Listed records Start Marker
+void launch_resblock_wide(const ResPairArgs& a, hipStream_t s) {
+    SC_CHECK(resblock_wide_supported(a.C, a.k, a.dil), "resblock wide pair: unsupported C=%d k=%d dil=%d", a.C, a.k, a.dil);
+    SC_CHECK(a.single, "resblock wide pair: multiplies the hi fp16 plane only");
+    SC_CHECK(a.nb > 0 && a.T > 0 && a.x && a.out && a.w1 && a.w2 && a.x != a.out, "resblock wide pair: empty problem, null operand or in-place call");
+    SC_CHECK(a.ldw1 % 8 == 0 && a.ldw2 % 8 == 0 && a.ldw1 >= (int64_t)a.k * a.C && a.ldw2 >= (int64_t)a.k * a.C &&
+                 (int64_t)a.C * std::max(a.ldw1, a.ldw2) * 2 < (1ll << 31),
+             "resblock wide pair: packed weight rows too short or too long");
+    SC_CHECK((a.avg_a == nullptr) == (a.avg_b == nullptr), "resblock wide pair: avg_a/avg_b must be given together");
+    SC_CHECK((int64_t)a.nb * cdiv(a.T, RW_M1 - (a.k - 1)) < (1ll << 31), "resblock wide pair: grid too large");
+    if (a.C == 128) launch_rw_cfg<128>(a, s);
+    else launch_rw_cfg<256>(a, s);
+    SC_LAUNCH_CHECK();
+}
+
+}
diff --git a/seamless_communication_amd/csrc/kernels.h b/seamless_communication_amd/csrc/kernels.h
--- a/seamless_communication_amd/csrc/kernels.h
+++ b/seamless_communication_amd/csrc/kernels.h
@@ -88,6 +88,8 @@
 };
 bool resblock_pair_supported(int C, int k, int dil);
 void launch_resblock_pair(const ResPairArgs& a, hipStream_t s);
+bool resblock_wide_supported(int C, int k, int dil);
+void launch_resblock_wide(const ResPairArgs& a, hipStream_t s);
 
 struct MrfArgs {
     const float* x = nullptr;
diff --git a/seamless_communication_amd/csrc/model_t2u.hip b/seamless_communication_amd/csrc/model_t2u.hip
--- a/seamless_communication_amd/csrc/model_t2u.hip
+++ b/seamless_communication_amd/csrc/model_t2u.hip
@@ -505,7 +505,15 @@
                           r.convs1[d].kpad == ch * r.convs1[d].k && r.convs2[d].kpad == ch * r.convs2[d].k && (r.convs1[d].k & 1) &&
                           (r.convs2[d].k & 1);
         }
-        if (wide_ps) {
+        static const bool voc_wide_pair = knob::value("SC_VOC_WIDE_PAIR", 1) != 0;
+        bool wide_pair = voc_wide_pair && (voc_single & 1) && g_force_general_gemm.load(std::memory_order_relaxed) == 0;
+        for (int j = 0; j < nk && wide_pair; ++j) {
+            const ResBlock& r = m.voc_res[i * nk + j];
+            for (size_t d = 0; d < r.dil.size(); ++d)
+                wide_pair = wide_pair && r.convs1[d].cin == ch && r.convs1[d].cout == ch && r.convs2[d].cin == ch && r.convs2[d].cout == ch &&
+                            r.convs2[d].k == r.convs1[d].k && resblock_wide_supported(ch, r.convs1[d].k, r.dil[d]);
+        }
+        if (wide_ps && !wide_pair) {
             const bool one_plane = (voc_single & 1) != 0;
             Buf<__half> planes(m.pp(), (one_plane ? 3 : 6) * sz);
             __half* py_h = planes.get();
Listed records End Marker
Listed records Start Marker
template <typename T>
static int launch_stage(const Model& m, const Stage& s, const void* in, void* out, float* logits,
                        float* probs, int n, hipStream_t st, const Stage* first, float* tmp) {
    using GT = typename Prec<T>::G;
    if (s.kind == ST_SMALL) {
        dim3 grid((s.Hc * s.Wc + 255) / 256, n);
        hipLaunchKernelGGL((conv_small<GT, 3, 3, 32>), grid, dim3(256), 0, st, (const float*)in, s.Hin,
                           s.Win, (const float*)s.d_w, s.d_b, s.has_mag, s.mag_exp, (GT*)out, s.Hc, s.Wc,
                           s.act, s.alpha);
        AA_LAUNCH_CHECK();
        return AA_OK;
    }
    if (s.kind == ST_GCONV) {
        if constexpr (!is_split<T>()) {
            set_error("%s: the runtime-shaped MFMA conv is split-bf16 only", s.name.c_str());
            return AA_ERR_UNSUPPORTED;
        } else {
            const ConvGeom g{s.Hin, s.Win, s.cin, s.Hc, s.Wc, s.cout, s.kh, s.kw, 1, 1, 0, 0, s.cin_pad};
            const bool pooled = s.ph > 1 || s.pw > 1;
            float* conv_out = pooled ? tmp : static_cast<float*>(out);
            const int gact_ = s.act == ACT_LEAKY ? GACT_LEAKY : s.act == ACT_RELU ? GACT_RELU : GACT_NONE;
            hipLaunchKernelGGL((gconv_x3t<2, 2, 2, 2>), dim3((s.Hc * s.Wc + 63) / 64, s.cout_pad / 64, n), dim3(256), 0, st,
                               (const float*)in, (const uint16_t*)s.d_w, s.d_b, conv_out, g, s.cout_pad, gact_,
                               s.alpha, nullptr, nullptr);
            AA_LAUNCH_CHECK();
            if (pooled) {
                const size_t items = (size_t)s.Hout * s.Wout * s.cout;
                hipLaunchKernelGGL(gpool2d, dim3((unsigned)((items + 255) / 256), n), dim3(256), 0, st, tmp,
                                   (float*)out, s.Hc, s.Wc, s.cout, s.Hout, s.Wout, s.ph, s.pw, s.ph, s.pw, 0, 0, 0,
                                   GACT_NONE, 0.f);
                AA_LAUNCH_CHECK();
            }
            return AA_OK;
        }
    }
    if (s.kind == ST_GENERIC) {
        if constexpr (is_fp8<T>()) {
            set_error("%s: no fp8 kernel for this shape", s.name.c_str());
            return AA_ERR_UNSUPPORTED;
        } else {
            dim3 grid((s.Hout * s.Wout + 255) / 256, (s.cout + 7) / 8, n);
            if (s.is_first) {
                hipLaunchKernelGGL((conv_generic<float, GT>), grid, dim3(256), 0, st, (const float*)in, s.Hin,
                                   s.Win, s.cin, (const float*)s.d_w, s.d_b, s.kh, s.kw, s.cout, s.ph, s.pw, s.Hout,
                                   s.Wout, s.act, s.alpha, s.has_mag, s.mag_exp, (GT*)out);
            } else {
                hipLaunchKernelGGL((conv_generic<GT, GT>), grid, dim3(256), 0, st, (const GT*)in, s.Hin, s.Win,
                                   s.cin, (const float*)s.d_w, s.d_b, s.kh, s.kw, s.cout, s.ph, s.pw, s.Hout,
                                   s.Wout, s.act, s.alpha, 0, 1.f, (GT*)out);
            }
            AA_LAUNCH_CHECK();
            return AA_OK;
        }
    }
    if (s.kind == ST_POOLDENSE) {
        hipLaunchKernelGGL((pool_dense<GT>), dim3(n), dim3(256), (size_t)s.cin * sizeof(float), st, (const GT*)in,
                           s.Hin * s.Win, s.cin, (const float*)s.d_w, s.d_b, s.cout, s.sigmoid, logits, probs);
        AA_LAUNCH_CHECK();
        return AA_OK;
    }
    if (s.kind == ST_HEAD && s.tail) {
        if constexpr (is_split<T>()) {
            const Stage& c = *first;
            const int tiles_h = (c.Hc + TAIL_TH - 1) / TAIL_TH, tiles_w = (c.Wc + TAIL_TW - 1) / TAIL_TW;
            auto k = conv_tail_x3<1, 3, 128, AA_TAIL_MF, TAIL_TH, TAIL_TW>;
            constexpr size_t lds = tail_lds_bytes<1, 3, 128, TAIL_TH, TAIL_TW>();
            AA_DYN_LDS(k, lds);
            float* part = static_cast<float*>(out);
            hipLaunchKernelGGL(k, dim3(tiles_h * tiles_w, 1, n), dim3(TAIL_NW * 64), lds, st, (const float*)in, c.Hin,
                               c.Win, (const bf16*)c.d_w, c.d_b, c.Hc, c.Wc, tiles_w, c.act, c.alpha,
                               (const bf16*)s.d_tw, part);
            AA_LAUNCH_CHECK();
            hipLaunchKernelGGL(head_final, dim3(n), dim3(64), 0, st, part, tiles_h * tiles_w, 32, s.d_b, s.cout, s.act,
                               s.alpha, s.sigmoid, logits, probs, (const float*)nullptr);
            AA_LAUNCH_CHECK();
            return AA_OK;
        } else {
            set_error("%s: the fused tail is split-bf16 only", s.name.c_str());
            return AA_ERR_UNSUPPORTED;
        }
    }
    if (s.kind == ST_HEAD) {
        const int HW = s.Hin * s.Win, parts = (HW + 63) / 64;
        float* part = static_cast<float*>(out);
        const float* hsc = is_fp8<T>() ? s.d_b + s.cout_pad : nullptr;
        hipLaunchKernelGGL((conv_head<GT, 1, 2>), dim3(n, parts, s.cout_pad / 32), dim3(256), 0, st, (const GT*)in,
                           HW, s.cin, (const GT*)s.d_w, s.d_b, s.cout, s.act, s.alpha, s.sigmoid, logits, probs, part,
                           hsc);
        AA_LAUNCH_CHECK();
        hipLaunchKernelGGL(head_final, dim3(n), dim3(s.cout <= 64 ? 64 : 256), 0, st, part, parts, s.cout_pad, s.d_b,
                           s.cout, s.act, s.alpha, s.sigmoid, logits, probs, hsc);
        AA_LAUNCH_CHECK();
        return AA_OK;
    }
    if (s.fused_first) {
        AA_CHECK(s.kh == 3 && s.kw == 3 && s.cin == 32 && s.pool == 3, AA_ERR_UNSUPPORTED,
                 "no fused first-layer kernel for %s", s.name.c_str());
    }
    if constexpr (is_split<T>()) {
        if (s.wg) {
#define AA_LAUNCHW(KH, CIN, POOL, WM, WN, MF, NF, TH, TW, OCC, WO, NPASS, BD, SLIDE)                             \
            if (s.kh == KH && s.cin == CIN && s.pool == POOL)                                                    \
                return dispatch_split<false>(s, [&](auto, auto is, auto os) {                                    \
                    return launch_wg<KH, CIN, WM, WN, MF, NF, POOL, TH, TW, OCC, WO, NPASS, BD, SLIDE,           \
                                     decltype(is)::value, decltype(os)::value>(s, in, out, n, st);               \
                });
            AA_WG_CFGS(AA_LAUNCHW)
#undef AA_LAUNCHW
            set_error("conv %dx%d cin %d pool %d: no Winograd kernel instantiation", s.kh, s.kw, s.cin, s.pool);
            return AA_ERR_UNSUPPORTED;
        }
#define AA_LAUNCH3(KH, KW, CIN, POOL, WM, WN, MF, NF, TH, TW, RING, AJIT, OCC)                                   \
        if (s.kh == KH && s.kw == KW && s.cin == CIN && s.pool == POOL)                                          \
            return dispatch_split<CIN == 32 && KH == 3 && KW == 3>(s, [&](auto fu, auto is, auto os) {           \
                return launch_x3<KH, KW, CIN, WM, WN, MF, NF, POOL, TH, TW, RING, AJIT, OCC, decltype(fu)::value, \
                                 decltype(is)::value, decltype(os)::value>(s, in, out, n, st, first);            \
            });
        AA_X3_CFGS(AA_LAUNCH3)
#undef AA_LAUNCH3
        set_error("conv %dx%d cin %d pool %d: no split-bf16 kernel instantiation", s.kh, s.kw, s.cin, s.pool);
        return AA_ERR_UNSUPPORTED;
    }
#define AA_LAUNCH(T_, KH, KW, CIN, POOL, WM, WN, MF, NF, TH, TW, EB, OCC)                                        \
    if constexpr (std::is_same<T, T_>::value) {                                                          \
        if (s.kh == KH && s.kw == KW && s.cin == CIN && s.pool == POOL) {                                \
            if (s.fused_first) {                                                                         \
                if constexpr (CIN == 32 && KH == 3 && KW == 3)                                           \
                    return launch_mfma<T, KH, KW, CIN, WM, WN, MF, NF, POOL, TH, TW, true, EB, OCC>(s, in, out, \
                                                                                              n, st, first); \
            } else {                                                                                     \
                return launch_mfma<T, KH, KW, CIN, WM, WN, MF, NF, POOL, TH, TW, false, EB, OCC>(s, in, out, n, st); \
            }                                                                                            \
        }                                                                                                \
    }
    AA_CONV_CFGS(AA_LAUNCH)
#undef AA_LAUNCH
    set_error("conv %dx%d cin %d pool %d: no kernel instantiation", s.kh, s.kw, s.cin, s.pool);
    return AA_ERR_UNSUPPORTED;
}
Listed records End Marker
*Task details:* Out of the data above, set down the lines from the one with "static const bool" to the one with "py_h = planes.get();", both included, exactly as written and with no additions.

*Solution for this problem:*
+        static const bool voc_wide_pair = knob::value("SC_VOC_WIDE_PAIR", 1) != 0;
+        bool wide_pair = voc_wide_pair && (voc_single & 1) && g_force_general_gemm.load(std::memory_order_relaxed) == 0;
+        for (int j = 0; j < nk && wide_pair; ++j) {
+            const ResBlock& r = m.voc_res[i * nk + j];
+            for (size_t d = 0; d < r.dil.size(); ++d)
+                wide_pair = wide_pair && r.convs1[d].cin == ch && r.convs1[d].cout == ch && r.convs2[d].cin == ch && r.convs2[d].cout == ch &&
+                            r.convs2[d].k == r.convs1[d].k && resblock_wide_supported(ch, r.convs1[d].k, r.dil[d]);
+        }
+        if (wide_ps && !wide_pair) {
             const bool one_plane = (voc_single & 1) != 0;
             Buf<__half> planes(m.pp(), (one_plane ? 3 : 6) * sz);
             __half* py_h = planes.get();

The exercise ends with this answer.